Records from a collection:
+static int stem_route(const float* x, int W, int variant) {
+  if (variant < 0 || variant > 5) {
+    set_error("stem_conv7x7_pool: no variant %d (0 = default, 1 = first kernel, 2 = second kernel, 3, 4, 5 = second kernel "
+              "with tile order 0, 1, 2)", variant);
+    return OCC_E_INVALID;
+  }
+  static const bool v2_on = env_default_on("OCC_STEM_V2");
+  static const int v2_default = [] {
+    const char* e = getenv("OCC_STEM_VARIANT");
+    return e && e[0] >= '3' && e[0] <= '5' && !e[1] ? e[0] - '0' : kStVariantDefault;
+  }();
+  const bool fits = W % 4 == 0 && reinterpret_cast<uintptr_t>(x) % 16 == 0;
+  if (variant == 0) variant = v2_on && fits ? 2 : 1;
+  if (variant == 2) variant = v2_default;
+  if (variant != 1 && !fits) {
+    set_error("stem_conv7x7_pool: the second kernel needs W %% 4 == 0 and a 16-byte-aligned x (W = %d)", W);
+    return OCC_E_UNSUPPORTED;
+  }
+  return variant;
+}
+
+static int stem_launch(const float* x, const void* weight_frag, const float* bias, void* out, int batch, int H, int W,
+                       int variant, void* stream) {
   OCC_CHECK_ARG(x && weight_frag && bias && out, "stem_conv7x7_pool: null pointer argument");
   OCC_CHECK_ARG(batch > 0 && H > 0 && W > 0, "stem_conv7x7_pool: bad dimension");
+  const int route = stem_route(x, W, variant);
+  if (route < 0) return route;
   const int Hc = (H - 1) / 2 + 1, Wc = (W - 1) / 2 + 1;
   const int Hp = (Hc - 1) / 2 + 1, Wp = (Wc - 1) / 2 + 1;
   const int tiles_x = (Wp + kStP - 1) / kStP, tiles_y = (Hp + kStP - 1) / kStP;
-  hipLaunchKernelGGL(stem_conv7x7_pool_kernel<false>, dim3((unsigned)((long)batch * tiles_x * tiles_y)), dim3(256), 0,
-                     reinterpret_cast<hipStream_t>(stream), x, reinterpret_cast<const uint4*>(weight_frag), bias,
-                     reinterpret_cast<uint4*>(out), H, W, Hc, Wc, Hp, Wp, tiles_x, tiles_y, StemNorm{});
+  const dim3 grid((unsigned)((long)batch * tiles_x * tiles_y));
+  hipStream_t st = reinterpret_cast<hipStream_t>(stream);
+  const uint4* wf = reinterpret_cast<const uint4*>(weight_frag);
+  uint4* o = reinterpret_cast<uint4*>(out);
+  if (route == 1)
+    hipLaunchKernelGGL(stem_conv7x7_pool_kernel<false>, grid, dim3(256), 0, st, x, wf, bias, o, H, W, Hc, Wc, Hp, Wp,
+                       tiles_x, tiles_y, StemNorm{});
+  else
+    hipLaunchKernelGGL(stem_conv7x7_pool_v2_kernel, grid, dim3(256), 0, st, x, wf, bias, o, H, W, Hc, Wc, Hp, Wp,
+                       tiles_x, tiles_y, route - 3);
   OCC_CHECK_LAUNCH("stem_conv7x7_pool");
   return OCC_OK;
+}
+
+}
+
+extern "C" int occ_stem_conv7x7_pool_f32_bf16(const float* x, const void* weight_frag, const float* bias,
+                                              void* out, int batch, int H, int W, void* stream) {
+  return occ::stem_launch(x, weight_frag, bias, out, batch, H, W, 0, stream);
+}
+
+extern "C" int occ_stem_conv7x7_pool_f32_bf16_variant(const float* x, const void* weight_frag, const float* bias,
+                                                      void* out, int batch, int H, int W, int variant, void* stream) {
+  return occ::stem_launch(x, weight_frag, bias, out, batch, H, W, variant, stream);
+}
+
+extern "C" int occ_stem_route(const float* x, int W, int variant) { return occ::stem_route(x, W, variant); }
+
+extern "C" int occ_stem_tile_of_block(int block, int n_blocks, int tiles_x, int tiles_y, int order) {
+  using namespace occ;
+  OCC_CHECK_ARG(tiles_x > 0 && tiles_y > 0 && n_blocks > 0 && n_blocks % (tiles_x * tiles_y) == 0,
+                "stem_tile_of_block: n_blocks must be a positive multiple of tiles_x * tiles_y");
+  OCC_CHECK_ARG(block >= 0 && block < n_blocks, "stem_tile_of_block: block outside 0 .. n_blocks - 1");
+  OCC_CHECK_ARG(order >= 0 && order <= 2, "stem_tile_of_block: order must be 0, 1 or 2");
+  return xcd_tile_of_block(block, n_blocks, tiles_x, tiles_y, order, kStBand);
 }
 
 extern "C" int occ_stem_conv7x7_pool_u8_bf16(const uint8_t* x, const void* weight_frag, const float* bias,
diff --git a/occnet_amd/ext.py b/occnet_amd/ext.py
--- a/occnet_amd/ext.py
+++ b/occnet_amd/ext.py
@@ -1920,7 +1920,7 @@
     return mfma_pack_b_frag(w2.reshape(64, 224))
 
 
-def stem_conv7x7_pool(x, weight_frag, bias):
+def stem_conv7x7_pool(x, weight_frag, bias, variant=0):
     _need_cuda_f32("x", x)
     _need_cuda_f32("bias", bias)
     if x.dim() != 4 or x.shape[1] != 3 or not x.is_contiguous():
@@ -1932,8 +1932,8 @@
     Hp, Wp = (Hc - 1) // 2 + 1, (Wc - 1) // 2 + 1
     out = torch.empty((N, 64, Hp, Wp), dtype=torch.bfloat16, device=x.device, memory_format=torch.channels_last)
     with torch.cuda.device(x.device), _timed('bb_stem7x7_pool'):
-        rc = _lib.lib().occ_stem_conv7x7_pool_f32_bf16(ptr(x), ptr(weight_frag), ptr(bias), ptr(out), i32(N),
-                                                       i32(H), i32(W), stream_ptr(x.device))
+        rc = _lib.lib().occ_stem_conv7x7_pool_f32_bf16_variant(ptr(x), ptr(weight_frag), ptr(bias), ptr(out), i32(N),
+                                                               i32(H), i32(W), i32(int(variant)), stream_ptr(x.device))
     _note_flops('bb_stem7x7_pool', 2.0 * N * Hc * Wc * 64 * 147)
     _lib.check(rc, "stem_conv7x7_pool")
     return out
diff --git a/tools_dev/stem_pmc.py b/tools_dev/stem_pmc.py
--- /dev/null
+++ b/tools_dev/stem_pmc.py
@@ -0,0 +1,73 @@
+#!/usr/bin/env python
+import argparse
+import collections
+import csv
+import glob
+import os
+import subprocess
+import sys
+import tempfile
+
+SETS = ["FETCH_SIZE", "WRITE_SIZE", "TCC_HIT_sum TCC_MISS_sum", "SQ_WAVE_CYCLES SQ_WAIT_INST_ANY SQ_BUSY_CYCLES",
+        "SQ_INSTS_VALU SQ_ACTIVE_INST_VALU SQ_INSTS_LDS", "SQ_VALU_MFMA_BUSY_CYCLES TA_TA_BUSY_sum",
+        "SQ_LDS_BANK_CONFLICT SQ_LDS_IDX_ACTIVE"]
+ROOT = os.path.dirname(os.path.dirname(os.path.abspath(__file__)))
+
+
+def main():
+    ap = argparse.ArgumentParser()
+    ap.add_argument('--variants', default='1,3,4,5')
+    ap.add_argument('--out', default=None, help='also write the table to this file')
+    a = ap.parse_args()
+    variants = [int(v) for v in a.variants.split(',')]
+    iters = 2
+    order = [1] + variants + [v for v in variants for _ in range(3 + iters)]
+    acc = collections.defaultdict(lambda: [0, 0.0])
+    notes = []
+    for cset in SETS:
+        d = tempfile.mkdtemp(prefix='stempmc_')
+        cmd = ['rocprofv3', '--pmc'] + cset.split() + ['--kernel-trace', '--output-format', 'csv',
+               '--kernel-include-regex', 'stem_conv7x7', '-d', d, '-o', 'p', '--', sys.executable,
+               os.path.join(ROOT, 'tools_dev', 'stem_probe.py'), '--variants', a.variants, '--iters', str(iters),
+               '--rounds', '1']
+        try:
+            res = subprocess.run(cmd, capture_output=True, text=True, timeout=240, cwd=d)
+        except subprocess.TimeoutExpired:
+            raise SystemExit(f"rocprofv3 ran into its time limit on counter set {cset!r}: stopping")
+        if res.returncode < 0 or res.returncode in (124, 134, 137, 139):
+            sys.stderr.write(res.stdout[-2000:] + res.stderr[-2000:])
+            raise SystemExit(f"rocprofv3 ended with {res.returncode} on counter set {cset!r}: stopping")
+        paths = glob.glob(os.path.join(d, '**', '*counter_collection.csv'), recursive=True)
+        if res.returncode != 0 or not paths:
+            notes.append(f"# counter set {cset!r}: not collected (exit {res.returncode}): "
+                         + (res.stderr.strip().splitlines() or ['no output'])[-1][:160])
+            continue
+        rows = [r for p in paths for r in csv.DictReader(open(p))]
+        ids = sorted({int(r['Dispatch_Id']) for r in rows if 'stem_conv7x7' in r['Kernel_Name']})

→ Task statement: Write out, from the lines above, only those from the line with "range(3 + iters)]" to the line with "text=True, timeout=240, cwd=d)", exactly as given, including the first and the last.

→ Final answer:
+    order = [1] + variants + [v for v in variants for _ in range(3 + iters)]
+    acc = collections.defaultdict(lambda: [0, 0.0])
+    notes = []
+    for cset in SETS:
+        d = tempfile.mkdtemp(prefix='stempmc_')
+        cmd = ['rocprofv3', '--pmc'] + cset.split() + ['--kernel-trace', '--output-format', 'csv',
+               '--kernel-include-regex', 'stem_conv7x7', '-d', d, '-o', 'p', '--', sys.executable,
+               os.path.join(ROOT, 'tools_dev', 'stem_probe.py'), '--variants', a.variants, '--iters', str(iters),
+               '--rounds', '1']
+        try:
+            res = subprocess.run(cmd, capture_output=True, text=True, timeout=240, cwd=d)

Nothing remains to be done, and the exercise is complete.